TASK STATEMENT
Output the records that follow, with every character intact.

——

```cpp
template <typename T>
static void build_window_chains(const PlanCfg& c, Batch& b) {
  if (!b.wpath) return;
  const int nW = (int)b.wd.size();
  b.wnx = b.wd[0].nXc + b.wd[0].nXr;
  for (const WDesc& w : b.wd) if (w.nXc + w.nXr != b.wnx) b.wnx = -1;
  const int groups = std::max(1, c.wsolve_wgs > 0 ? c.wsolve_wgs : c.n_cu);
  const int per = (nW + groups - 1) / groups;
  for (int i0 = 0; i0 < nW;) {
    const WDesc& w = b.wd[i0];
    const int k = b.dJ[w.prob].k;
    const int maxlen = w.nXc + w.nXr >= 3 ? (int)std::min<long long>(per, (1ll << 31) / ((long long)sizeof(T) << k) - 1) : 1;
    int len = 1;
    while (len < maxlen && i0 + len < nW && b.wd[i0 + len].kR == w.kR && b.wd[i0 + len].kC == w.kC && (i0 + len) % per != 0) ++len;
    b.wchains.push_back(WChain{i0, len});
    i0 += len;
  }
  if ((int)b.wchains.size() <= groups) return;
  std::vector<WChain> srt = b.wchains;
  std::stable_sort(srt.begin(), srt.end(), [](const WChain& x, const WChain& y) { return x.count > y.count; });
  std::vector<std::vector<WChain>> mine((size_t)groups);
  std::vector<int> load((size_t)groups, 0);
  for (const WChain& ch : srt) {
    const int g = (int)(std::min_element(load.begin(), load.end()) - load.begin());
    mine[g].push_back(ch);
    load[g] += ch.count;
  }
  size_t rounds = 0;
  for (const auto& m : mine) rounds = std::max(rounds, m.size());
  b.wchains.assign(rounds * (size_t)groups, WChain{0, 0});
  for (int g = 0; g < groups; ++g)
    for (size_t r = 0; r < mine[g].size(); ++r) b.wchains[r * (size_t)groups + g] = mine[g][r];
}

static void build_tile_route(const PlanCfg& c, Batch& b) {
  b.lmapT.clear(); b.lofT.clear(); b.maxkT = 0;
  b.clJ[0].clear(); b.clJ[1].clear();
  if (c.use_jacobi) return;
  std::vector<int2> mt;
  for (const int2& m : b.mapJ) if (b.route[m.x] == RT_T) { mt.push_back(m); b.maxkT = std::max(b.maxkT, b.dJ[m.x].k); }
  if (mt.empty()) return;
  build_levels(mt, &b.dJ, true, b.lmapT, b.lofT);
  if (b.lofT.size() > 2) { build_clist(mt, b.dJ, true, false, b.clJ[0]); build_clist(mt, b.dJ, true, true, b.clJ[1]); }
}

static void build_psolve_tiles(Batch& b) {
  const int nJ = (int)b.dJ.size();
  b.ptoff.assign(1, 0);
  b.ptiles.clear();
  b.maxkP = 0; b.max_dl = 0;
  for (int pj = 0; pj < nJ; ++pj) {
    const Desc& dj = b.dJ[pj];
    if (b.route[pj] == RT_P) {
      const uint32_t nt = 1u << (dj.k - TB);
      for (uint32_t Ht = 0; Ht < nt; ++Ht) if (((Ht << TB) >> dj.seedbit) & 1u) b.ptiles.push_back(Ht);
// ... 113 lines not shown
  b.wdirect = b.wpath && c.wsolve_mode != 2;
  long long ao = 0;
  for (int pj = 0; pj < nJ; ++pj) if (!(b.wdirect && b.route[pj] == RT_W)) { b.dJ[pj].aoff = ao; ao += a_size(b.dJ[pj]); }
  b.aclr = up4(ao);
  ao = b.aclr;
  for (int pj = 0; pj < nJ; ++pj) if (b.wdirect && b.route[pj] == RT_W) { b.dJ[pj].aoff = ao; ao += a_size(b.dJ[pj]); }
  b.asize = ao;
  for (Desc& dj : b.dJ) dj.wl = -1;
  if (b.wdirect) for (size_t i = 0; i < b.wd.size(); ++i) b.dJ[b.wd[i].prob].wl = (int)i;
}

static void build_grad_chunks(Batch& b) {
  b.grcJ.clear();
  for (int kd = 0; kd < 3; ++kd)
    for (const int2& e : grad_chunks(b.dJ, kd)) b.grcJ.push_back(int2{e.x, e.y | (kd << 24)});
}

template <typename T>
static std::vector<Batch> plan_cohort(const PlanCfg& c, const int8_t* dat, long long np, int nc, int n, double& n_em) {
  const int N = n + 1;
  std::vector<Batch> batches = split_into_batches<T>(c, dat, np, nc, n, n_em);
  for (Batch& b : batches) {
    route_joint_problems<T>(c, b);
    layout_joint_vectors(b);
    build_window_chains<T>(c, b);
    build_tile_route(c, b);
    build_psolve_tiles(b);
    build_pclass_items(c, b);
    build_index_lists(c, b);
    assign_small_classes<T>(c, N, b);
    build_staged_groups(c, b);
    layout_class_arrays(c, b);
    build_grad_chunks(b);
  }
  return batches;
}

}
```

metmhn_amd/csrc/wclass.h:

```cpp
#pragma once
#include "kernels.h"

namespace mmhn {

template <typename T>
struct WClass {
  static constexpr int CHE = 32768 / (int)sizeof(T);
  static constexpr int LGCHE = sizeof(T) == 8 ? 12 : 13;
  static constexpr int LGMINR = 2;
  static constexpr int MX = WCfg<T>::KR - WTB < LGCHE - LGMINR - WCfg<T>::RB - WCfg<T>::HB ? WCfg<T>::KR - WTB
                                                                                           : LGCHE - LGMINR - WCfg<T>::RB - WCfg<T>::HB;
  static constexpr int XP = MX * (CHE >> (WCfg<T>::RB + WCfg<T>::HB));
  static constexpr size_t lds = (4 * (size_t)CHE + 2 * (size_t)XP) * sizeof(T) + WROWS * sizeof(uint16_t) + 64;
  static_assert((1 << LGCHE) == CHE, "");
};
template <typename T>
__host__ __device__ inline int wclass_mbits(int kC, int nXr) {
  const int m = WClass<T>::LGCHE - WClass<T>::LGMINR - kC;
  return m < 0 ? 0 : m < nXr ? m : nXr;
}
template <typename T>
__device__ __forceinline__ T seg_sum(T v, int lg) {
  if (lg > 0) v = dpp_stage<0>(v);
  if (lg > 1) v = dpp_stage<1>(v);
  if (lg > 2) v = dpp_stage<2>(v);
  if (lg > 3) v = dpp_stage<3>(v);
  if (lg > 4) v = dpp_stage<4>(v);
  if (lg > 5) v = dpp_stage<5>(v);
  return v;
}
template <typename T>
constexpr size_t wclass_lds() { return WClass<T>::lds; }
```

——

TASK SOLUTION
```cpp
template <typename T>
static void build_window_chains(const PlanCfg& c, Batch& b) {
  if (!b.wpath) return;
  const int nW = (int)b.wd.size();
  b.wnx = b.wd[0].nXc + b.wd[0].nXr;
  for (const WDesc& w : b.wd) if (w.nXc + w.nXr != b.wnx) b.wnx = -1;
  const int groups = std::max(1, c.wsolve_wgs > 0 ? c.wsolve_wgs : c.n_cu);
  const int per = (nW + groups - 1) / groups;
  for (int i0 = 0; i0 < nW;) {
    const WDesc& w = b.wd[i0];
    const int k = b.dJ[w.prob].k;
    const int maxlen = w.nXc + w.nXr >= 3 ? (int)std::min<long long>(per, (1ll << 31) / ((long long)sizeof(T) << k) - 1) : 1;
    int len = 1;
    while (len < maxlen && i0 + len < nW && b.wd[i0 + len].kR == w.kR && b.wd[i0 + len].kC == w.kC && (i0 + len) % per != 0) ++len;
    b.wchains.push_back(WChain{i0, len});
    i0 += len;
  }
  if ((int)b.wchains.size() <= groups) return;
  std::vector<WChain> srt = b.wchains;
  std::stable_sort(srt.begin(), srt.end(), [](const WChain& x, const WChain& y) { return x.count > y.count; });
  std::vector<std::vector<WChain>> mine((size_t)groups);
  std::vector<int> load((size_t)groups, 0);
  for (const WChain& ch : srt) {
    const int g = (int)(std::min_element(load.begin(), load.end()) - load.begin());
    mine[g].push_back(ch);
    load[g] += ch.count;
  }
  size_t rounds = 0;
  for (const auto& m : mine) rounds = std::max(rounds, m.size());
  b.wchains.assign(rounds * (size_t)groups, WChain{0, 0});
  for (int g = 0; g < groups; ++g)
    for (size_t r = 0; r < mine[g].size(); ++r) b.wchains[r * (size_t)groups + g] = mine[g][r];
}

static void build_tile_route(const PlanCfg& c, Batch& b) {
  b.lmapT.clear(); b.lofT.clear(); b.maxkT = 0;
  b.clJ[0].clear(); b.clJ[1].clear();
  if (c.use_jacobi) return;
  std::vector<int2> mt;
  for (const int2& m : b.mapJ) if (b.route[m.x] == RT_T) { mt.push_back(m); b.maxkT = std::max(b.maxkT, b.dJ[m.x].k); }
  if (mt.empty()) return;
  build_levels(mt, &b.dJ, true, b.lmapT, b.lofT);
  if (b.lofT.size() > 2) { build_clist(mt, b.dJ, true, false, b.clJ[0]); build_clist(mt, b.dJ, true, true, b.clJ[1]); }
}

static void build_psolve_tiles(Batch& b) {
  const int nJ = (int)b.dJ.size();
  b.ptoff.assign(1, 0);
  b.ptiles.clear();
  b.maxkP = 0; b.max_dl = 0;
  for (int pj = 0; pj < nJ; ++pj) {
    const Desc& dj = b.dJ[pj];
    if (b.route[pj] == RT_P) {
      const uint32_t nt = 1u << (dj.k - TB);
      for (uint32_t Ht = 0; Ht < nt; ++Ht) if (((Ht << TB) >> dj.seedbit) & 1u) b.ptiles.push_back(Ht);
// ... 113 lines not shown
  b.wdirect = b.wpath && c.wsolve_mode != 2;
  long long ao = 0;
  for (int pj = 0; pj < nJ; ++pj) if (!(b.wdirect && b.route[pj] == RT_W)) { b.dJ[pj].aoff = ao; ao += a_size(b.dJ[pj]); }
  b.aclr = up4(ao);
  ao = b.aclr;
  for (int pj = 0; pj < nJ; ++pj) if (b.wdirect && b.route[pj] == RT_W) { b.dJ[pj].aoff = ao; ao += a_size(b.dJ[pj]); }
  b.asize = ao;
  for (Desc& dj : b.dJ) dj.wl = -1;
  if (b.wdirect) for (size_t i = 0; i < b.wd.size(); ++i) b.dJ[b.wd[i].prob].wl = (int)i;
}

static void build_grad_chunks(Batch& b) {
  b.grcJ.clear();
  for (int kd = 0; kd < 3; ++kd)
    for (const int2& e : grad_chunks(b.dJ, kd)) b.grcJ.push_back(int2{e.x, e.y | (kd << 24)});
}

template <typename T>
static std::vector<Batch> plan_cohort(const PlanCfg& c, const int8_t* dat, long long np, int nc, int n, double& n_em) {
  const int N = n + 1;
  std::vector<Batch> batches = split_into_batches<T>(c, dat, np, nc, n, n_em);
  for (Batch& b : batches) {
    route_joint_problems<T>(c, b);
    layout_joint_vectors(b);
    build_window_chains<T>(c, b);
    build_tile_route(c, b);
    build_psolve_tiles(b);
    build_pclass_items(c, b);
    build_index_lists(c, b);
    assign_small_classes<T>(c, N, b);
    build_staged_groups(c, b);
    layout_class_arrays(c, b);
    build_grad_chunks(b);
  }
  return batches;
}

}
```

metmhn_amd/csrc/wclass.h:

```cpp
#pragma once
#include "kernels.h"

namespace mmhn {

template <typename T>
struct WClass {
  static constexpr int CHE = 32768 / (int)sizeof(T);
  static constexpr int LGCHE = sizeof(T) == 8 ? 12 : 13;
  static constexpr int LGMINR = 2;
  static constexpr int MX = WCfg<T>::KR - WTB < LGCHE - LGMINR - WCfg<T>::RB - WCfg<T>::HB ? WCfg<T>::KR - WTB
                                                                                           : LGCHE - LGMINR - WCfg<T>::RB - WCfg<T>::HB;
  static constexpr int XP = MX * (CHE >> (WCfg<T>::RB + WCfg<T>::HB));
  static constexpr size_t lds = (4 * (size_t)CHE + 2 * (size_t)XP) * sizeof(T) + WROWS * sizeof(uint16_t) + 64;
  static_assert((1 << LGCHE) == CHE, "");
};
template <typename T>
__host__ __device__ inline int wclass_mbits(int kC, int nXr) {
  const int m = WClass<T>::LGCHE - WClass<T>::LGMINR - kC;
  return m < 0 ? 0 : m < nXr ? m : nXr;
}
template <typename T>
__device__ __forceinline__ T seg_sum(T v, int lg) {
  if (lg > 0) v = dpp_stage<0>(v);
  if (lg > 1) v = dpp_stage<1>(v);
  if (lg > 2) v = dpp_stage<2>(v);
  if (lg > 3) v = dpp_stage<3>(v);
  if (lg > 4) v = dpp_stage<4>(v);
  if (lg > 5) v = dpp_stage<5>(v);
  return v;
}
template <typename T>
constexpr size_t wclass_lds() { return WClass<T>::lds; }
```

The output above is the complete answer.